━━ Data under study ━━

constexpr int C = 2;
constexpr int V = 8;
constexpr int THREADS = 256;
constexpr int ROWS = 32;
constexpr int HROWS = 8;
constexpr int ATT_SMEM = attn_decode_smem_per_warp<bf16>();
constexpr int PROF_STRIDE = 16;
constexpr int QMAX = 6;
constexpr int OFF_STATS = 256, OFF_PART = 512, OFF_RES = 2560, OFF_CVEC = 3584;
constexpr int HDR = 5632;
constexpr int WB_BYTES = 65536;
constexpr int R_OFF = HDR + 2 * WB_BYTES;
constexpr int R_BYTES = 92160;
constexpr int QKV_OFF = R_BYTES - 2048;
constexpr int SMEM_BYTES = R_OFF + R_BYTES;
static_assert(SMEM_BYTES + 1024 <= 227 * 1024, "cluster step kernel shared memory");
static_assert(ROWS * (1024 / 2 + 8) * 2 + V * (256 + ROWS * 34 * 4) <= R_BYTES, "fc1 plan");
static_assert(HROWS * (1024 / 2 + 8) * 2 + V * C * (32 + 4 * 96 * 4) <= QKV_OFF, "QKV plan");
constexpr int ATT_STAGE = 2 * 32 * HD * 2;
constexpr int ATT_REST = ATT_SMEM - ATT_STAGE;
constexpr int ATT_S0_QKV = 34 * 1024;
constexpr int ATT_S0_QC = QKV_OFF - V * ATT_STAGE;
constexpr int ATT_S0_WB = WB_BYTES - ATT_STAGE;
static_assert(HROWS * (1024 / 2 + 8) * 2 + V * C * (32 + 4 * 96 * 4) <= ATT_S0_QKV && ATT_S0_QKV + 6 * ATT_STAGE <= QKV_OFF, "attention plan: QKV stages in R");
static_assert(HROWS * (1024 / 2 + 8) * 2 + V * C * (32 + 4 * 32 * 4) <= ATT_S0_QC, "attention plan: q_cross stages in R");
static_assert(2 * ATT_REST <= ATT_S0_QC && 2 * ATT_REST <= ATT_S0_QKV && 6 * ATT_REST <= ATT_S0_WB, "attention plan: second stages");
static_assert(6 * 8 * (1024 / 2) * 2 <= ATT_S0_WB && 16384 + 4 * 128 * 4 <= ATT_S0_WB, "attention plan: QKV weight jobs, out-proj job + pair merge");
static_assert(ROWS * (4096 / 4 + 8) * 2 + V * (256 + ROWS * 8 * 4) <= R_BYTES, "fc2 plan");

__device__ __forceinline__ void mbar_wait(uint64_t* bar, uint32_t parity, int what) {
  uint32_t ok, spins = 0;
  do {
    ok = mbar_try_wait_cluster(bar, parity);
    if (!ok && ++spins > (1u << 22)) { printf("ptts: cluster step mbarrier timeout (cta %d, barrier kind %d)\n", (int)blockIdx.x, what); __trap(); }
  } while (!ok);
}
__device__ __forceinline__ void st_async(uint32_t dst_cluster_addr, float v, uint32_t bar_cluster_addr) {
  asm volatile("st.async.shared::cluster.mbarrier::complete_tx::bytes.b32 [%0], %1, [%2];"
               ::"r"(dst_cluster_addr), "r"(__float_as_uint(v)), "r"(bar_cluster_addr) : "memory");
}
__device__ __forceinline__ void st_async(uint32_t dst_cluster_addr, float2 v, uint32_t bar_cluster_addr) {
  asm volatile("st.async.shared::cluster.mbarrier::complete_tx::bytes.v2.f32 [%0], {%1, %2}, [%3];"
               ::"r"(dst_cluster_addr), "f"(v.x), "f"(v.y), "r"(bar_cluster_addr) : "memory");
}
__device__ __forceinline__ uint32_t mapa(uint32_t addr, uint32_t rank) { uint32_t r; asm volatile("mapa.shared::cluster.u32 %0, %1, %2;" : "=r"(r) : "r"(addr), "r"(rank)); return r; }
__device__ __forceinline__ uint32_t cluster_rank() { uint32_t r; asm volatile("mov.u32 %0, %%cluster_ctarank;" : "=r"(r)); return r; }
__device__ __forceinline__ void cluster_arrive() { asm volatile("barrier.cluster.arrive.release.aligned;" ::: "memory"); }
__device__ __forceinline__ void cluster_wait() { asm volatile("barrier.cluster.wait.acquire.aligned;" ::: "memory"); }
__device__ __forceinline__ void cluster_arrive_reuse() { asm volatile("barrier.cluster.arrive.relaxed.aligned;" ::: "memory"); }
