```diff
+  unsigned t0 = (unsigned)(m_begin % p.pitch);
+  const int nsteps = (rows + BMK - 1) / BMK;
+  issue(0, 0);
+  if (nsteps > 1) issue(1, 1);
+  int buf = 0;
+  for (int s = 0; s < nsteps; ++s) {
+    if (s + 1 < nsteps) {
+      if (s == 0) asm volatile("s_waitcnt vmcnt(%0)" ::"n"(NDMA) : "memory");
+      else asm volatile("s_waitcnt vmcnt(%0)" ::"n"(NDMA + NSTORE) : "memory");
+    } else {
+      asm volatile("s_waitcnt vmcnt(0)" ::: "memory");
+    }
+    const bool full = (s + 1) * BMK <= rows;
+    if (!full) {
+      uint4 *st = lds + buf * STG;
+#pragma unroll
+      for (int i = 0; i < NZ; ++i)
+        if (s * BMK + zrow[i] >= rows) st[i * 512 + tid] = make_uint4(0, 0, 0, 0);
+#pragma unroll
+      for (int i = 0; i < NX; ++i)
+        if (s * BMK + xrow[i] >= rows) st[ZCH + i * 512 + tid] = make_uint4(0, 0, 0, 0);
+      asm volatile("s_waitcnt lgkmcnt(0)" ::: "memory");
+    }
+    asm volatile("s_barrier" ::: "memory");
+    if (s + 2 < nsteps) issue(s + 2, buf == 0 ? 2 : buf - 1);
+    const unsigned sb = lds0 + (unsigned)(buf * STG * 16);
+
+    {
+      pw_u32x2 xl[2][4], xh[2][4], zl[2][4], zh[2][4];
+      pw_u32x4 bv[BMK / BROWS];
+#pragma unroll
+      for (int i = 0; i < 4; ++i) {
+        CUM_TR(xl[0][i], sb + ax[i], 0);
+        CUM_TR(xh[0][i], sb + ax[i], 4 * CX * 16);
+        CUM_TR(zl[0][i], sb + az[i], 0);
+        CUM_TR(zh[0][i], sb + az[i], 4 * CZ * 16);
+      }
+#pragma unroll
+      for (int i = 0; i < BMK / BROWS; ++i) CUM_RD128(bv[i], sb + ab[i], 0);
+#pragma unroll
+      for (int kk = 0; kk < 2; ++kk) {
+#define CUM_TR_WAIT(n)                                                                                              \
+  asm volatile("s_waitcnt lgkmcnt(%16)"                                                                            \
+               : "+v"(xl[kk][0]), "+v"(xl[kk][1]), "+v"(xl[kk][2]), "+v"(xl[kk][3]), "+v"(xh[kk][0]), "+v"(xh[kk][1]), \
+                 "+v"(xh[kk][2]), "+v"(xh[kk][3]), "+v"(zl[kk][0]), "+v"(zl[kk][1]), "+v"(zl[kk][2]), "+v"(zl[kk][3]), \
+                 "+v"(zh[kk][0]), "+v"(zh[kk][1]), "+v"(zh[kk][2]), "+v"(zh[kk][3])                                    \
+               : "n"(n) : "memory")
+        __builtin_amdgcn_sched_barrier(0);
+        if (kk == 0) CUM_TR_WAIT(BMK / BROWS);
+        else CUM_TR_WAIT(0);
+#undef CUM_TR_WAIT
+        if (kk == 0) {
+#pragma unroll
+          for (int i = 0; i < 4; ++i) {
+            CUM_TR(xl[1][i], sb + ax[i], 32 * CX * 16);
+            CUM_TR(xh[1][i], sb + ax[i], 36 * CX * 16);
+            CUM_TR(zl[1][i], sb + az[i], 32 * CZ * 16);
+            CUM_TR(zh[1][i], sb + az[i], 36 * CZ * 16);
+          }
+          __builtin_amdgcn_sched_barrier(0);
+        }
+        pw_u32x4 xf[4], zf[4];
+#pragma unroll
+        for (int i = 0; i < 4; ++i) {
+          xf[i] = __builtin_shufflevector(xl[kk][i], xh[kk][i], 0, 1, 2, 3);
+          zf[i] = __builtin_shufflevector(zl[kk][i], zh[kk][i], 0, 1, 2, 3);
+        }
+#pragma unroll
+        for (int ki = 0; ki < 4; ++ki)
+#pragma unroll
+          for (int ni = 0; ni < 4; ++ni) acc[ki][ni] = pw_mfma<T>(xf[ki], zf[ni], acc[ki][ni]);
+        if (kk == 0) {
+          __builtin_amdgcn_sched_barrier(0);
+          asm volatile("s_waitcnt lgkmcnt(15)" : "+v"(bv[0]), "+v"(bv[1]), "+v"(bv[2]), "+v"(bv[3]) : : "memory");
+#pragma unroll
+          for (int i = 0; i < BMK / BROWS; ++i) {
+            if constexpr (__is_same(T, f16)) {
+              const pw_f16x8 h = __builtin_bit_cast(pw_f16x8, bv[i]);
+#pragma unroll
+              for (int e = 0; e < 8; ++e) bsum[e] += (float)h[e];
+            } else {
+              const pw_bf16x8 h = __builtin_bit_cast(pw_bf16x8, bv[i]);
+#pragma unroll
+              for (int e = 0; e < 8; ++e) bsum[e] += (float)h[e];
+            }
+          }
+        }
+      }
+    }
+
+    {
+      __builtin_amdgcn_sched_barrier(0);
+      pw_u32x4 f[2][4];
+      unsigned mb[4];
+#pragma unroll
+      for (int rb = 0; rb < 4; ++rb)
+        asm volatile("ds_read_u8 %0, %1 offset:%2" : "=v"(mb[rb]) : "v"(sb + am), "n"(rb * 16 * (KT / 4)) : "memory");
+#pragma unroll
+      for (int h = 0; h < 2; ++h)
+#pragma unroll
+        for (int i = 0; i < 4; ++i) CUM_RD128(f[h][i], sb + ad[i], h * 256);
+#pragma unroll
+      for (int rb = 0; rb < 4; ++rb) {
+        pw_f32x4 d = pw_f32x4{0.f, 0.f, 0.f, 0.f};
+#pragma unroll
+        for (int h = 0; h < 2; ++h) {
+          __builtin_amdgcn_sched_barrier(0);
+          if (rb == 3 && h == 1)
+            asm volatile("s_waitcnt lgkmcnt(0)" : "+v"(f[h][0]), "+v"(f[h][1]), "+v"(f[h][2]), "+v"(f[h][3]),
+                         "+v"(mb[0]), "+v"(mb[1]), "+v"(mb[2]), "+v"(mb[3]) : : "memory");
+          else
+            asm volatile("s_waitcnt lgkmcnt(4)" : "+v"(f[h][0]), "+v"(f[h][1]), "+v"(f[h][2]), "+v"(f[h][3]),
+                         "+v"(mb[0]), "+v"(mb[1]), "+v"(mb[2]), "+v"(mb[3]) : : "memory");
+#pragma unroll
+          for (int i = 0; i < 4; ++i) d = pw_mfma<T>(wf[4 * h + i], f[h][i], d);
+          __builtin_amdgcn_sched_barrier(0);
+          if (rb < 3) {
+#pragma unroll
+            for (int i = 0; i < 4; ++i) {
+              if (rb == 0) CUM_RD128(f[h][i], sb + ad[i], 1 * 16 * CZ * 16 + h * 256);
+              else if (rb == 1) CUM_RD128(f[h][i], sb + ad[i], 2 * 16 * CZ * 16 + h * 256);
+              else CUM_RD128(f[h][i], sb + ad[i], 3 * 16 * CZ * 16 + h * 256);
+            }
+          }
+        }
+        const int row = s * BMK + rb * 16 + r;
+        unsigned tt = t0 + (unsigned)(rb * 16 + r);
+        tt = tt >= p.pitch ? tt - p.pitch : tt;
+        const bool real = tt < p.valid;
+        const unsigned nib = bits ? mb[rb] : 0xFu;
+        float u[4], v[4];
+#pragma unroll
+        for (int j = 0; j < 4; ++j) {
+          u[j] = real ? d[j] : 0.f;
+          v[j] = ((nib >> j) & 1u) ? u[j] : 0.f;
+        }
+        const pw_u32x2 vo = pw_u32x2{pw_pack2<T>(v[0], v[1]), pw_pack2<T>(v[2], v[3])};
+        const pw_u32x2 uo = pw_u32x2{pw_pack2<T>(u[0], u[1]), pw_pack2<T>(u[2], u[3])};
+        const int eo = row * KT + 16 * wave + 4 * g;
+        if (full || row < rows) {
+          asm volatile("global_store_dwordx2 %0, %1, off" : : "v"(out + eo), "v"(vo) : "memory");
+          if constexpr (AUX) asm volatile("global_store_dwordx2 %0, %1, off" : : "v"(aux + eo), "v"(uo) : "memory");
+        }
+      }
+    }
+    t0 += BMK;
+    t0 = t0 >= p.pitch ? t0 - p.pitch : t0;
+    buf = buf == NST - 1 ? 0 : buf + 1;
+  }
+#undef CUM_TR
+#undef CUM_RD128
+
+  float *slab = p.slab + (int64_t)sp * NT * KT;
+#pragma unroll
+  for (int ni = 0; ni < 4; ++ni) {
+    const int n = wn * 64 + ni * 16 + r;
+#pragma unroll
+    for (int ki = 0; ki < 4; ++ki) {
+      const int k = wk * 64 + ki * 16 + 4 * g;
+      *reinterpret_cast<float4 *>(slab + (int64_t)n * KT + k) =
+          make_float4(acc[ki][ni][0], acc[ki][ni][1], acc[ki][ni][2], acc[ki][ni][3]);
+    }
+  }
+  {
+    __syncthreads();
+    float *red = reinterpret_cast<float *>(lds);
+    const int tr = tid / CZ;
+#pragma unroll
+    for (int e = 0; e < EPC; ++e) red[tr * NT + bc * EPC + e] = bsum[e];
+    __syncthreads();
+    if (tid < NT) {
+      float sum = 0.f;
+      for (int j = 0; j < 512 / CZ; ++j) sum += red[j * NT + tid];
+      p.bslab[(int64_t)sp * NT + tid] = sum;
+    }
+  }
+  if (sp == 0 && tid < KT / 8) {
+    reinterpret_cast<uint4 *>(static_cast<T *>(p.out) - KT)[tid] = make_uint4(0, 0, 0, 0);
+    if constexpr (AUX) reinterpret_cast<uint4 *>(static_cast<T *>(p.aux) - KT)[tid] = make_uint4(0, 0, 0, 0);
+  }
+  if (sp == p.nsplit - 1) {
+    for (int64_t i = tid; i < p.out_tail / 8; i += 512) {
+      reinterpret_cast<uint4 *>(static_cast<T *>(p.out) + p.M * KT)[i] = make_uint4(0, 0, 0, 0);
+      if constexpr (AUX) reinterpret_cast<uint4 *>(static_cast<T *>(p.aux) + p.M * KT)[i] = make_uint4(0, 0, 0, 0);
+    }
+  }
+}
+
+}
+
+using namespace cum;
+
+static void pw_plan(int64_t M, int *S, int *rps) {
+  int64_t rows = (M + 255) / 256;
+  rows = (rows + 63) / 64 * 64;
+  *rps = (int)rows;
+  *S = (int)((M + rows - 1) / rows);
+}
+
+extern "C" int64_t cum_pw_pair_bwd_workspace_elems(int64_t M) {
+  if (M <= 0) return 1;
+  int S, rps;
+  pw_plan(M, &S, &rps);
+  const int64_t C = tn_reduce_chunks(S);
+  return (int64_t)S * 256 * 128 + (int64_t)S * 256 + C * (256 * 128 + 256);
+}
+
+extern "C" int cum_pw_pair_bwd(int32_t dtype, int64_t M, int32_t pitch, int32_t valid, const void *dZ, const void *X,
+                               const void *wt, const void *bits, void *out, void *aux, int64_t out_tail, float *slot,
+                               float *workspace, void *stream) {
+  CUM_REQUIRE(is16(dtype), "pw_pair_bwd: dtype must be CUM_BF16 or CUM_F16");
+  CUM_REQUIRE(dZ && X && wt && out && slot && workspace && M > 0, "pw_pair_bwd: bad argument");
+  CUM_REQUIRE(pitch >= 64 && valid >= 0 && valid <= pitch, "pw_pair_bwd: pitch must be >= 64, valid within it");
+  CUM_REQUIRE(out_tail >= 0 && out_tail % 8 == 0, "pw_pair_bwd: out_tail must be a multiple of 8 elements");
+  CUM_REQUIRE(((uintptr_t)dZ & 15) == 0 && ((uintptr_t)X & 15) == 0 && ((uintptr_t)wt & 15) == 0 && ((uintptr_t)out & 15) == 0 &&
+                  ((uintptr_t)aux & 15) == 0 && ((uintptr_t)bits & 3) == 0 && ((uintptr_t)slot & 15) == 0,
+              "pw_pair_bwd: pointers must be 16-byte aligned (sign nibbles: 4-byte)");
+  int S, rps;
+  pw_plan(M, &S, &rps);
+  CUM_REQUIRE((int64_t)rps * 256 + 512 < (int64_t)1 << 31, "pw_pair_bwd: a row split exceeds 2^31 elements");
+  PairParams p{};
+  p.dZ = dZ; p.X = X; p.W = wt; p.bits = static_cast<const unsigned char *>(bits); p.out = out; p.aux = aux;
+  p.M = M; p.out_tail = out_tail; p.rows_per_split = rps; p.nsplit = S;
+  p.pitch = (unsigned)pitch; p.valid = (unsigned)valid;
+  p.slab = workspace;
+  p.bslab = workspace + (int64_t)S * 256 * 128;
+  hipStream_t st = (hipStream_t)stream;
+  const dim3 gs(S), bs(512);
+  if (aux) {
+    if (dtype == CUM_BF16) hipLaunchKernelGGL((pw_pair_bwd_kernel<__bf16, true>), gs, bs, 0, st, p);
+    else hipLaunchKernelGGL((pw_pair_bwd_kernel<f16, true>), gs, bs, 0, st, p);
+  } else {
+    if (dtype == CUM_BF16) hipLaunchKernelGGL((pw_pair_bwd_kernel<__bf16, false>), gs, bs, 0, st, p);
+    else hipLaunchKernelGGL((pw_pair_bwd_kernel<f16, false>), gs, bs, 0, st, p);
+  }
+  CUM_CHECK_LAUNCH();
+  tn_reduce_slabs(p.slab, p.bslab, p.bslab + (int64_t)S * 256, S, 256, 128, 256, 128, slot, 128, slot + 256 * 128, st);
+  CUM_CHECK_LAUNCH();
+  return CUM_OK;
+}
diff --git a/cleanumamba_amd/hip.py b/cleanumamba_amd/hip.py
--- a/cleanumamba_amd/hip.py
+++ b/cleanumamba_amd/hip.py
@@ -134,6 +134,8 @@
     "cum_enc0_fwd": (c_i32, [c_i32, c_i64, c_i32, c_i32, _P, _P, _P, _P, _P, _P, c_i64, _P, _P]),
     "cum_ench_fwd": (c_i32, [c_i32, c_i64, c_i32, c_i32, _P, c_i64, _P, _P, _P, _P, _P, c_i64, _P, _P, c_i64, _P, _P]),
     "cum_dech_fwd": (c_i32, [c_i32, c_i64, c_i32, c_i32, _P, c_i64, _P, _P, _P, _P, _P, _P, c_i64, _P, _P, c_i64, _P, _P]),
+    "cum_pw_pair_bwd_workspace_elems": (c_i64, [c_i64]),
+    "cum_pw_pair_bwd": (c_i32, [c_i32, c_i64, c_i32, c_i32, _P, _P, _P, _P, _P, _P, c_i64, _P, _P, _P]),
     "cum_enc0_bwd_workgroups": (c_i32, [c_i64]),
     "cum_enc0_bwd_workspace_elems": (c_i64, [c_i64]),
     "cum_enc0_bwd": (c_i32, [c_i32, c_i64, c_i32, c_i32, _P, _P, _P, _P, _P, _P, _P, _P, _P]),
diff --git a/cleanumamba_amd/network/convstack.py b/cleanumamba_amd/network/convstack.py
--- a/cleanumamba_amd/network/convstack.py
+++ b/cleanumamba_amd/network/convstack.py
@@ -1079,6 +1079,29 @@
     return g, z, ybuf, act
 
 
+_PW_PAIR = True
+
+
+def _pw_pair_ok(w, g, G32, dt):
+    return (_PW_PAIR and dt in hip.HALF_TYPES and tuple(w.shape) == (256, 128, 1) and G32 == 256 and g.Cp == 128
+            and g.P >= 64 and g.M > 0)
+
+
+def _pw_pair_bwd(dz, xbuf, w, g, gate, slot, want_aux):
+    dt, dev = dz.dtype, dz.device
+    wt = _glu_dgrad_weights(w, g, 256, dt)
+    lib = hip.lib()
+    out = g.new(dt, dev)
+    aux = g.new(dt, dev) if want_aux else None
+    ws = torch.empty(lib.cum_pw_pair_bwd_workspace_elems(g.M), dtype=torch.float32, device=dev)
+    a, o = slot
+    with torch.cuda.device(dev):
+        hip.check(lib.cum_pw_pair_bwd(hip.dtype_code(dt), g.M, g.P, g.T, hip.ptr(dz), hip.ptr(xbuf[1:]), hip.ptr(wt),
+                                      hip.ptr(gate), hip.ptr(out[1:]), hip.ptr(aux[1:]) if want_aux else None, g.tail,
+                                      ctypes.c_void_p(a.data_ptr() + 4 * o), hip.ptr(ws), hip.stream_ptr()))
+    return out, aux
+
+
 def _enc0_bwd(dz, xbuf, w1, b1, w2, gm, go, slot_w1, slot_w2):
     dt, dev = dz.dtype, dz.device
     wp = _enc0_w2p(w2, gm, dt)
@@ -1203,15 +1226,18 @@
                     _enc0_bwd(dz, bufs[0], w1, b1, w2, gm, go, arena.out(0), arena.out(1))
                     break
                 y1 = _conv_relu_fwd(bufs[0], w1, b1, gi, gm)
-            _glu_wgrad(dz, y1, gm, go.M, arena.out(2 * i + 1))
-            wt = _glu_dgrad_weights(w2, gm, G32, dt)
-            dzc = gm.new(dt, dev)
-            if bits[i] is not None:
-                gemm(dz, 0, G32, wt, None, dzc, gm.Cp, gm.Cp, gm.M, gm.P, gm.T, hip.EPI_MASK, gm.Cp,
-                     res=bits[i][gm.Cp // 4:], r_off=0, ldr=gm.Cp, geo=gm, mask_bits=True)
+            if bits[i] is not None and go.M == gm.M and _pw_pair_ok(w2, gm, G32, dt):
+                dzc, _ = _pw_pair_bwd(dz, y1, w2, gm, bits[i][gm.Cp // 4:], arena.out(2 * i + 1), False)
             else:
-                gemm(dz, 0, G32, wt, None, dzc, gm.Cp, gm.Cp, gm.M, gm.P, gm.T, hip.EPI_MASK, gm.Cp,
-                     res=y1, r_off=gm.Cp, ldr=gm.Cp, geo=gm)
+                _glu_wgrad(dz, y1, gm, go.M, arena.out(2 * i + 1))
+                wt = _glu_dgrad_weights(w2, gm, G32, dt)
+                dzc = gm.new(dt, dev)
+                if bits[i] is not None:
+                    gemm(dz, 0, G32, wt, None, dzc, gm.Cp, gm.Cp, gm.M, gm.P, gm.T, hip.EPI_MASK, gm.Cp,
+                         res=bits[i][gm.Cp // 4:], r_off=0, ldr=gm.Cp, geo=gm, mask_bits=True)
+                else:
+                    gemm(dz, 0, G32, wt, None, dzc, gm.Cp, gm.Cp, gm.M, gm.P, gm.T, hip.EPI_MASK, gm.Cp,
+                         res=y1, r_off=gm.Cp, ldr=gm.Cp, geo=gm)
             sh = tuple(w1.shape)
             wgrad(dzc, gm.Cp, gm.Cp, gm.Cp, bufs[i], gi.Cp, 2 * gi.Cp, 4 * gi.Cp, gm.M, out=arena.out(2 * i))
             dz = None
diff --git a/include/cleanumamba_hip.h b/include/cleanumamba_hip.h
--- a/include/cleanumamba_hip.h
+++ b/include/cleanumamba_hip.h
@@ -239,6 +239,10 @@
 int cum_dech_fwd(int32_t dtype, int64_t M, int32_t pitch, int32_t valid, const void *u, int64_t u_rows,
                  const void *w1p, const float *b1p, const void *wtp, const float *btp, const void *skip, void *g,
                  int64_t g_tail, void *gate, void *out, int64_t out_tail, void *bits, void *stream);
+
+int64_t cum_pw_pair_bwd_workspace_elems(int64_t M);
+int cum_pw_pair_bwd(int32_t dtype, int64_t M, int32_t pitch, int32_t valid, const void *dZ, const void *X, const void *wt,
+                    const void *bits, void *out, void *aux, int64_t out_tail, float *slot, float *workspace, void *stream);
 
 int cum_dec7_fwd(int32_t dtype, int64_t M, int32_t pitch, int32_t valid, const void *u, const void *w1p, const float *b1p,
                  const float *wt, const float *bt, void *out, int64_t zero_tail, void *stream);
```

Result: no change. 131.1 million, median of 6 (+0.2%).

━━━

• _Your task_
Start with the first line of the data and print every line exactly. The line containing "constexpr int HDR = 5632;" is the last one to include.

• _Result for this exercise_
constexpr int C = 2;
constexpr int V = 8;
constexpr int THREADS = 256;
constexpr int ROWS = 32;
constexpr int HROWS = 8;
constexpr int ATT_SMEM = attn_decode_smem_per_warp<bf16>();
constexpr int PROF_STRIDE = 16;
constexpr int QMAX = 6;
constexpr int OFF_STATS = 256, OFF_PART = 512, OFF_RES = 2560, OFF_CVEC = 3584;
constexpr int HDR = 5632;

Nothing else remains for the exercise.